:: Exercise ::
Only those lines running from the start of the listing below through the line that holds "wtshift *= kSynthShift;" are to be written out, exactly and in full.

:: Data listing ::
__host__ __device__ __forceinline__ uint32_t umad24(uint32_t a, uint32_t c, uint32_t add) {
#if defined(__HIP_DEVICE_COMPILE__)
  return __umul24(a, c) + add;
#else
  return (a & 0xFFFFFFu) * c + add;
#endif
}
__host__ __device__ __forceinline__ uint32_t mix24(uint32_t h) {
  h ^= h >> 16;
  h = umad24(h, 0xED5AD4u, h);
  h ^= h >> 15;
  return umad24(h, 0x2C1B3Cu, h);
// ... 268 lines not shown
  wtshift *= kSynthShift;
  float acc_r = 0.f, acc_loss = 0.f, acc_w = 0.f;

  const int64_t ntiles = (n + RT - 1) / RT;
  const int64_t gw = (int64_t)blockIdx.x * kWavesPerBlock + wid;
  const int64_t nw = (int64_t)gridDim.x * kWavesPerBlock;
  for (int64_t t = gw; t < ntiles; t += nw) {
    const int64_t base = t * RT;
    short8 xv[UNROLL][CPL];
    float xf[UNROLL][CPL][8];
#pragma unroll
    for (int u = 0; u < UNROLL; ++u) {
      const int64_t row = base + u * G + g;
      const bool ok = row < n;
      const int64_t rowc = ok ? row : n - 1;
      const uint32_t rk = SRC == 1 ? feat_key(seed, row0 + row) : 0u;
#pragma unroll
      for (int k = 0; k < CPL; ++k) {
        const int ch = c + k * LPR;
        if (SRC == 0) {
          const bool okc = ok && ch < nch;
          const int chc = ch < nch ? ch : nch - 1;
          short8 v = __builtin_nontemporal_load(reinterpret_cast<const short8*>(X + rowc * ld + 8 * chc));
          xv[u][k] = okc ? v : short8{0, 0, 0, 0, 0, 0, 0, 0};
        } else {
          const uint32_t h0 = synth_word(rk, 2 * ch), h1 = synth_word(rk, 2 * ch + 1);
#pragma unroll
          for (int j = 0; j < 4; ++j) {
            xf[u][k][j] = synth_byte(h0, j);
            xf[u][k][4 + j] = synth_byte(h1, j);
          }
        }
      }
    }
    float yy[NF], ww[NF];
#pragma unroll
    for (int j = 0; j < NF; ++j) {
      const int64_t row = base + (ubase + j) * G + g;
      const bool ok = row < n;
      const int64_t rowc = ok ? row : n - 1;
      if (SRC == 0) {
        const float yv = y[rowc];
        const float wv = sw ? sw[rowc] : 1.f;
        yy[j] = ok ? yv : 0.f;
        ww[j] = ok ? wv : 0.f;
      } else {
        ww[j] = ok ? 1.f : 0.f;
      }
    }
    float dot[UNROLL], dtrue[UNROLL];
#pragma unroll
    for (int u = 0; u < UNROLL; ++u) {
      float d = SRC == 1 ? wshift : 0.f, dt = wtshift;
#pragma unroll
      for (int k = 0; k < CPL; ++k) {
        float x[8];
        if (SRC == 0) {
          unpack8(xv[u][k], x);
        } else {
#pragma unroll
          for (int j = 0; j < 8; ++j) x[j] = xf[u][k][j];
        }
#pragma unroll
        for (int j = 0; j < 8; ++j) {
          d = fmaf(x[j], w[k][j], d);
          if (SRC == 1) dt = fmaf(x[j], wt[k][j], dt);
        }
      }
      dot[u] = d;
      dtrue[u] = dt;
    }
    RR::run(dot, c);
    if (SRC == 1) {
      RR::run(dtrue, c);
#pragma unroll
      for (int j = 0; j < NF; ++j) {
        const int64_t row = base + (ubase + j) * G + g;
        yy[j] = synth_label(row_key(seed, row0 + row), dtrue[j] + btrue);
      }
    }
    float res[NF];
#pragma unroll
    for (int j = 0; j < NF; ++j) {
      float r, l;
      loss_terms<LOSS>(dot[j] + intercept, yy[j], ww[j], r, l);
      res[j] = r;
      if (rep) { acc_r += r; acc_loss += l; acc_w += ww[j]; }
    }
#pragma unroll
    for (int u = 0; u < UNROLL; ++u)
#pragma unroll
      for (int k = 0; k < CPL; ++k) {
        if (SRC == 0) asm volatile("" : "+v"(xv[u][k]));
        else {
#pragma unroll
          for (int j = 0; j < 8; ++j) asm volatile("" : "+v"(xf[u][k][j]));
        }
      }
#pragma unroll
    for (int u = 0; u < UNROLL; ++u) {
      float r = __shfl(res[u % NF], g * LPR + RR::owner(u), kWave);
      if (SRC == 1) { rs += r; r *= kSynthScale; }
#pragma unroll
      for (int k = 0; k < CPL; ++k) {
        float x[8];
        if (SRC == 0) {
          unpack8(xv[u][k], x);
        } else {
#pragma unroll
          for (int j = 0; j < 8; ++j) x[j] = xf[u][k][j];
        }
#pragma unroll
        for (int j = 0; j < 8; ++j) acc[k][j] = fmaf(r, x[j], acc[k][j]);
      }
    }
  }

  if (SRC == 1) {
#pragma unroll
    for (int k = 0; k < CPL; ++k)
#pragma unroll
      for (int j = 0; j < 8; ++j) acc[k][j] = fmaf(rs, kSynthShift, acc[k][j]);
  }
  grad_epilogue<LPR, CPL>(acc, acc_r, acc_loss, acc_w, partial, pstride, 0, lane, wid, c);
}


template <int CTRL>
__device__ __forceinline__ float dpp_f(float v) {
  return __builtin_bit_cast(float, __builtin_amdgcn_update_dpp(0, __builtin_bit_cast(int, v), CTRL, 0xF, 0xF,
                                                               false));
}
constexpr int kDppXor1 = 0xB1, kDppXor2 = 0x4E, kDppHalfMirror = 0x141;
__device__ __forceinline__ void row_reduce_8x2(float (&v)[2], int c) {
  v[0] += dpp_f<kDppXor1>(v[0]);
  v[1] += dpp_f<kDppXor1>(v[1]);
  v[0] += dpp_f<kDppXor2>(v[0]);
  v[1] += dpp_f<kDppXor2>(v[1]);
  const bool up = (c & 4) != 0;
  const float keep = up ? v[1] : v[0], send = up ? v[0] : v[1];
  v[0] = keep + dpp_f<kDppHalfMirror>(send);
}

struct RowSampler {
  uint32_t key, thr;
  int64_t grow0;
  __device__ __forceinline__ bool on() const { return thr < (1u << 24); }
  __device__ __forceinline__ bool keep(int64_t row) const { return (row_key(key, grow0 + row) >> 8) < thr; }
};
__host__ __device__ __forceinline__ uint32_t sample_key(uint32_t seed, uint32_t iter) {
  return fmix32(seed ^ fmix32(iter * 0x9E3779B1u + 0x7F4A7C15u));
}

constexpr int kStgTileBytes = 8 * 1024, kStgLabelBytes = kWave * 4;
constexpr int kStgWaveBytes = kStgTileBytes + 2 * kStgLabelBytes;
constexpr int kStgLd = 256;
constexpr unsigned kAuxNt = 2;
struct TileStage {
  static constexpr int LPR = 8, CPL = 4, UNROLL = 2, G = kWave / LPR, kTileOps = 1 + UNROLL * CPL;
  unsigned char* slot;
  uint32_t sbase;
  const unsigned char* xs;
  const float* yrs;
  const float* yls;
  int64_t tstep;
  uint32_t r_ahead, l_ahead;
  bool lab_younger;

  __device__ static __forceinline__ uint32_t fresh(int v) {
    asm volatile("" : "+v"(v));
    return (uint32_t)v;
  }
  __device__ static __forceinline__ uint32_t label_off(uint32_t g, uint32_t c) { return ((c >> 2) * G + g) * 4; }

  __device__ __forceinline__ void issue_tile(int g, int c) {
    const uint32_t gg = fresh(g), cc = fresh(c);
    __builtin_amdgcn_global_load_lds(reinterpret_cast<const unsigned char*>(yrs) + label_off(gg, cc),
                                     slot + kStgTileBytes, 4, 0, 0);
    const uint32_t xoff = gg * (kStgLd * 2) + cc * 16;
#pragma unroll
    for (int u = 0; u < UNROLL; ++u)
#pragma unroll
      for (int k = 0; k < CPL; ++k)
        __builtin_amdgcn_global_load_lds(xs + (u * G * kStgLd * 2 + k * LPR * 16) + xoff, slot + (u * CPL + k) * 1024,
                                         16, 0, kAuxNt);
    xs += tstep * (kStgLd * 2);
    yrs += tstep;
    --r_ahead;
    lab_younger = false;
  }
  __device__ __forceinline__ void issue_label(int g, int c) {
    __builtin_amdgcn_global_load_lds(reinterpret_cast<const unsigned char*>(yls) + label_off(fresh(g), fresh(c)),
                                     slot + kStgTileBytes + kStgLabelBytes, 4, 0, 0);
    yls += tstep;
    --l_ahead;
    lab_younger = true;
  }
  __device__ __forceinline__ void take_tile(int g, int c, short8 (&xv)[UNROLL][CPL], float& yv) {
    if (lab_younger) asm volatile("s_waitcnt vmcnt(1)" ::: "memory");
    else asm volatile("s_waitcnt vmcnt(0)" ::: "memory");
    const uint32_t lane = fresh(g) * LPR + fresh(c);
    asm volatile(
        "ds_read_b128 %0, %9\n\t"
        "ds_read_b128 %1, %9 offset:1024\n\t"
        "ds_read_b128 %2, %9 offset:2048\n\t"
        "ds_read_b128 %3, %9 offset:3072\n\t"
        "ds_read_b128 %4, %9 offset:4096\n\t"
        "ds_read_b128 %5, %9 offset:5120\n\t"
        "ds_read_b128 %6, %9 offset:6144\n\t"
        "ds_read_b128 %7, %9 offset:7168\n\t"
        "ds_read_b32 %8, %10 offset:8192\n\t"
        "s_waitcnt lgkmcnt(0)"
        : "=&v"(xv[0][0]), "=&v"(xv[0][1]), "=&v"(xv[0][2]), "=&v"(xv[0][3]), "=&v"(xv[1][0]), "=&v"(xv[1][1]),
          "=&v"(xv[1][2]), "=&v"(xv[1][3]), "=&v"(yv)
        : "v"(sbase + lane * 16), "v"(sbase + lane * 4)
        : "memory");
    if (r_ahead > 0) issue_tile(g, c);
    __builtin_amdgcn_sched_barrier(0);
  }
  __device__ __forceinline__ void take_label(int g, int c, float& yv) {
    if (lab_younger) asm volatile("s_waitcnt vmcnt(0)" ::: "memory");
    else asm volatile("s_waitcnt vmcnt(%0)" ::"n"(kTileOps) : "memory");
    const uint32_t a4 = sbase + (fresh(g) * LPR + fresh(c)) * 4;
    asm volatile("ds_read_b32 %0, %1 offset:8448\n\ts_waitcnt lgkmcnt(0)" : "=v"(yv) : "v"(a4) : "memory");
    lab_younger = false;
    if (l_ahead > 0) issue_label(g, c);
  }
};
static_assert(kStgTileBytes == 8192 && kStgLabelBytes == 256, "the asm offsets in TileStage");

:: Solution to the exercise ::
__host__ __device__ __forceinline__ uint32_t umad24(uint32_t a, uint32_t c, uint32_t add) {
#if defined(__HIP_DEVICE_COMPILE__)
  return __umul24(a, c) + add;
#else
  return (a & 0xFFFFFFu) * c + add;
#endif
}
__host__ __device__ __forceinline__ uint32_t mix24(uint32_t h) {
  h ^= h >> 16;
  h = umad24(h, 0xED5AD4u, h);
  h ^= h >> 15;
  return umad24(h, 0x2C1B3Cu, h);
// ... 268 lines not shown
  wtshift *= kSynthShift;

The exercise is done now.